Arithmetic Coding Revisited


Alistair Moffat
Department of Computer Science, The University of Melbourne, Parkville 3052, Australia.

Radford Neal
Departments of Statistics and Computer Science, University of Toronto, Canada.

Ian H. Witten
Department of Computer Science, University of Waikato, New Zealand.


Status

ACM Trans. Information Systems, 16(3):256-294, July 1998.

Abstract

Over the last decade, arithmetic coding has emerged as an important compression tool. It is now the method of choice for adaptive coding on multi-symbol alphabets because of its speed, low storage requirements, and efficiency of compression. This paper describes a new implementation of arithmetic coding which incorporates several improvements over a widely-used earlier version (Comm. ACM, 30(6):520--541, June 1987) that has become a de facto standard. These improvements include fewer multiplicative operations, greatly extended range of alphabet sizes and symbol probabilities, and the use of low precision arithmetic (which permits implementation with fast shift/add operations). We also describe a modular structure that divorces the coder from the modeling and probability estimation components of a compression system. To motivate the improved coder we consider the needs of a word-based text compression program, and report a range of experimental results. Complete source code is available.

Full text

http://doi.acm.org/10.1145/290159.290162 .

Source Code

Version 1 of the new code (as described in the DCC'95 extended abstract) is now defunct. Version 2 of the coder, dated August 1996 was extended to accompany the full paper described here. The third version of the code is the current one (February 1999). The differences between versions 2 and 3 are explained in a further paper. All three versions of the software now reside at http://people.eng.unimelb.edu.au/ammoffat/arith_coder/.

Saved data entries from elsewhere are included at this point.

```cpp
int32_t cw_has_experiments(void) {
#ifdef CW_EXPERIMENTS
    return 1;
#else
    return 0;
#endif
}

static int g_test_cross_fp8 = 0;
int32_t cw_test_set_option(const char* name, int32_t value) {
    if (!strcmp(name, "cross_test_fp8")) { g_test_cross_fp8 = value; return CW_OK; }
    if (!strcmp(name, "gemm256_min_tiles")) { cw_bf16::cw_gemm_set_256_min_tiles(value); cw_f16::cw_gemm_set_256_min_tiles(value); return CW_OK; }
    if (!strcmp(name, "beam_topk_1block")) { cw_bf16::cw_beam_topk_set_1block(value); cw_f16::cw_beam_topk_set_1block(value); return CW_OK; }
    if (!strcmp(name, "gemm_pp")) { cw_bf16::cw_gemm_set_pp(value); cw_f16::cw_gemm_set_pp(value); return CW_OK; }
    if (!strcmp(name, "gemm_8ph")) { cw_bf16::cw_gemm_set_8ph(value); cw_f16::cw_gemm_set_8ph(value); return CW_OK; }
    if (!strcmp(name, "gemm_gm")) {
#ifndef CW_EXPERIMENTS
        return CW_ERR_INVALID;
#endif
        cw_bf16::cw_gemm_set_gm(value); cw_f16::cw_gemm_set_gm(value); return CW_OK;
    }
    if (!strcmp(name, "gemv_loop")) { cw_bf16::cw_gemv_set_loop(value); cw_f16::cw_gemv_set_loop(value); return CW_OK; }
    if (!strcmp(name, "mt_variant")) { cw_bf16::cw_gemv_set_mt_variant(value); cw_f16::cw_gemv_set_mt_variant(value); return CW_OK; }
    if (!strcmp(name, "comb_rowgroups")) { cw_bf16::cw_gemv_set_comb_rowgroups(value); cw_f16::cw_gemv_set_comb_rowgroups(value); return CW_OK; }
    if (!strcmp(name, "gemm_w128")) { cw_bf16::cw_gemm_set_w128(value); cw_f16::cw_gemm_set_w128(value); return CW_OK; }
    if (!strcmp(name, "cross_valu")) { cw_bf16::cw_cross_set_valu(value); cw_f16::cw_cross_set_valu(value); return CW_OK; }
    if (!strcmp(name, "cross_per_row")) { cw_bf16::cw_cross_set_per_row(value); cw_f16::cw_cross_set_per_row(value); return CW_OK; }
    return CW_ERR_INVALID;
}

int32_t cw_test_gemm(cw_ctx* c, int32_t M, int32_t N, int32_t K, const float* A, const float* W, const float* bias,
                     int32_t gelu, float* out) {
    void *dA = nullptr, *dW = nullptr, *dO = nullptr; float* dB = nullptr;
    const size_t e = c->esz;
    HIPCHK(c, hipMalloc(&dA, (size_t)M * K * e)); HIPCHK(c, hipMalloc(&dW, (size_t)N * K * e));
    HIPCHK(c, hipMalloc(&dO, (size_t)M * N * e)); HIPCHK(c, hipMalloc((void**)&dB, (size_t)N * 4));
    CWCHK(c, upload_T(c, dA, 0, A, (size_t)M * K)); CWCHK(c, upload_T(c, dW, 0, W, (size_t)N * K));
    if (bias) HIPCHK(c, hipMemcpy(dB, bias, (size_t)N * 4, hipMemcpyHostToDevice));
    AParams ap{dA, K, 0, 0, 0, 0, nullptr, nullptr};
    EpiParams ep = epi0(); ep.out = dO; ep.bias = bias ? dB : nullptr; ep.ldo = N;
    int r = KD(c, cw_launch_gemm, c->bf16, gelu ? EPI_GELU : EPI_STORE, ap, dW, M, N, K, ep, c->st);
    if (r == CW_OK) { hipError_t er = hipStreamSynchronize(c->st); if (er != hipSuccess) r = fail(c, CW_ERR_HIP, "test_gemm: %s", hipGetErrorString(er)); }
    if (const int reps = cw_sw::cw_switches().test_gemm_reps) {
        hipEvent_t e0, e1;
        if (r == CW_OK && reps > 0 && hipEventCreate(&e0) == hipSuccess && hipEventCreate(&e1) == hipSuccess) {
            hipEventRecord(e0, c->st);
            for (int i = 0; i < reps && r == CW_OK; ++i) r = KD(c, cw_launch_gemm, c->bf16, gelu ? EPI_GELU : EPI_STORE, ap, dW, M, N, K, ep, c->st);
            hipEventRecord(e1, c->st);
            hipEventSynchronize(e1);
            float ms = 0.f;
            hipEventElapsedTime(&ms, e0, e1);
            const double us = 1e3 * ms / reps;
            fprintf(stderr, "[cw_test_gemm] M=%d N=%d K=%d gelu=%d: %.2f us/launch, %.1f TFLOP/s\n", M, N, K, gelu, us, 2.0 * M * N * K / us * 1e-6);
            hipEventDestroy(e0); hipEventDestroy(e1);
        }
    }
    if (r == CW_OK) r = download_T(c, dO, 0, out, (size_t)M * N);
    hipFree(dA); hipFree(dW); hipFree(dO); hipFree(dB);
    return r;
}

int32_t cw_test_prefill_gemm(cw_ctx* c, int32_t mode, int32_t M, int32_t N, int32_t K, const float* A, const float* W,
                             const float* bias, float* out) {
    if (!c->bf16) return fail(c, CW_ERR_INVALID, "test_prefill_gemm: 16-bit engines only");
    if ((mode != PF_STORE && mode != PF_RESID && mode != PF_GELU) || M < 1 || N < 16 || N % 16 || K < 32 || K % 32)
        return fail(c, CW_ERR_INVALID, "test_prefill_gemm: bad arguments");
    void *dA = nullptr, *dW = nullptr, *dWp = nullptr, *dO = nullptr; float* dB = nullptr;
    const size_t e = c->esz;
// ... 885 lines not shown
```

### crisperwhisper_amd/csrc/gemm.hip

```cpp
#include "common.h"
#include "kernels.h"
#include <stdlib.h>
#include <mutex>
#include "gemm_tiles.h"

namespace CW_NS {

#define BM 128
#define BN 128
#define LDS_STRIDE 72

typedef __attribute__((ext_vector_type(4))) unsigned int u32x4_t;

__device__ inline f32x4_t mfma16(bf16x8_t a, bf16x8_t b, f32x4_t c) { return cw_mfma_16x16x32(a, b, c); }

template <typename TA>
__device__ inline const TA* a_row_ptr(const AParams& ap, int m, int M, int k0) {
    if (m >= M) return nullptr;
    if (ap.amode == 0) return (const TA*)ap.A + (size_t)m * ap.lda + k0;
    int b = m / ap.T_out, t = m - b * ap.T_out;
    int tap = k0 / ap.C_in, c0 = k0 - tap * ap.C_in;
    int t_in = t * ap.stride + tap - 1;
    if (t_in < 0 || t_in >= ap.row_valid[b]) return nullptr;
    return (const TA*)ap.A + ((size_t)(ap.row_off[b] + t_in)) * ap.C_in + c0;
// ... 419 lines not shown
            asm volatile("s_waitcnt vmcnt(0)" ::: "memory");
            __builtin_amdgcn_s_barrier();
        }
        __builtin_amdgcn_s_barrier();
    } else {
        __builtin_amdgcn_s_barrier();
        for (int t = 0; t < nk; ++t) {
            read_frags(t & 1);
            if (t + 1 < nk) issue((t + 1) * BK, (t + 1) & 1);
            asm volatile("s_waitcnt vmcnt(0) lgkmcnt(0)" ::: "memory");
            __builtin_amdgcn_s_barrier();
            mfmas();
            __builtin_amdgcn_s_barrier();
        }
    }

    const bool vec_ok = (EPI == EPI_HEADS || (ep.ldo & 3) == 0);
    if (m0 + BM2 <= M && vec_ok) {
        int cols[4];
#pragma unroll
        for (int j = 0; j < 4; ++j) cols[j] = n0 + wn * 64 + j * 16 + g * 4;
#pragma unroll
        for (int h = 0; h < 2; ++h) {
            int rows[4];
#pragma unroll
            for (int i = 0; i < 4; ++i) rows[i] = m0 + wm * 128 + (h * 4 + i) * 16 + l15;
            epi_tile_interior<bf16_t, EPI>(ep, rows, cols, *(const f32x4_t(*)[4][4])&acc[h * 4]);
        }
        return;
    }
#pragma unroll
    for (int i = 0; i < 8; ++i) {
        int m = m0 + wm * 128 + i * 16 + l15;
        if (m >= M) continue;
#pragma unroll
        for (int j = 0; j < 4; ++j) {
            int n = n0 + wn * 64 + j * 16 + g * 4;
            if (vec_ok) {
                epi_store4<bf16_t, EPI>(ep, m, n, acc[i][j][0], acc[i][j][1], acc[i][j][2], acc[i][j][3]);
            } else {
#pragma unroll
                for (int r = 0; r < 4; ++r) epi_store1<bf16_t, EPI>(ep, m, n + r, acc[i][j][r]);
            }
        }
    }
}

#endif

#ifdef CW_EXPERIMENTS
__constant__ int c_gemm_gm = 8;
#endif
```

The CACM code is located at ftp://ftp.cpsc.ucalgary.ca/pub/projects/ar.cod/cacm-87.shar. Another version of the low precision coder that contains incremental calculation of the decoder target (but not most of the other improvements contained in our package) is at ftp://ftp.cs.toronto.edu/pub/radford/lowp_ac.shar.

The code was written primarily by John Carpinelli, Wayne Salamonsen, and Lang Stuiver.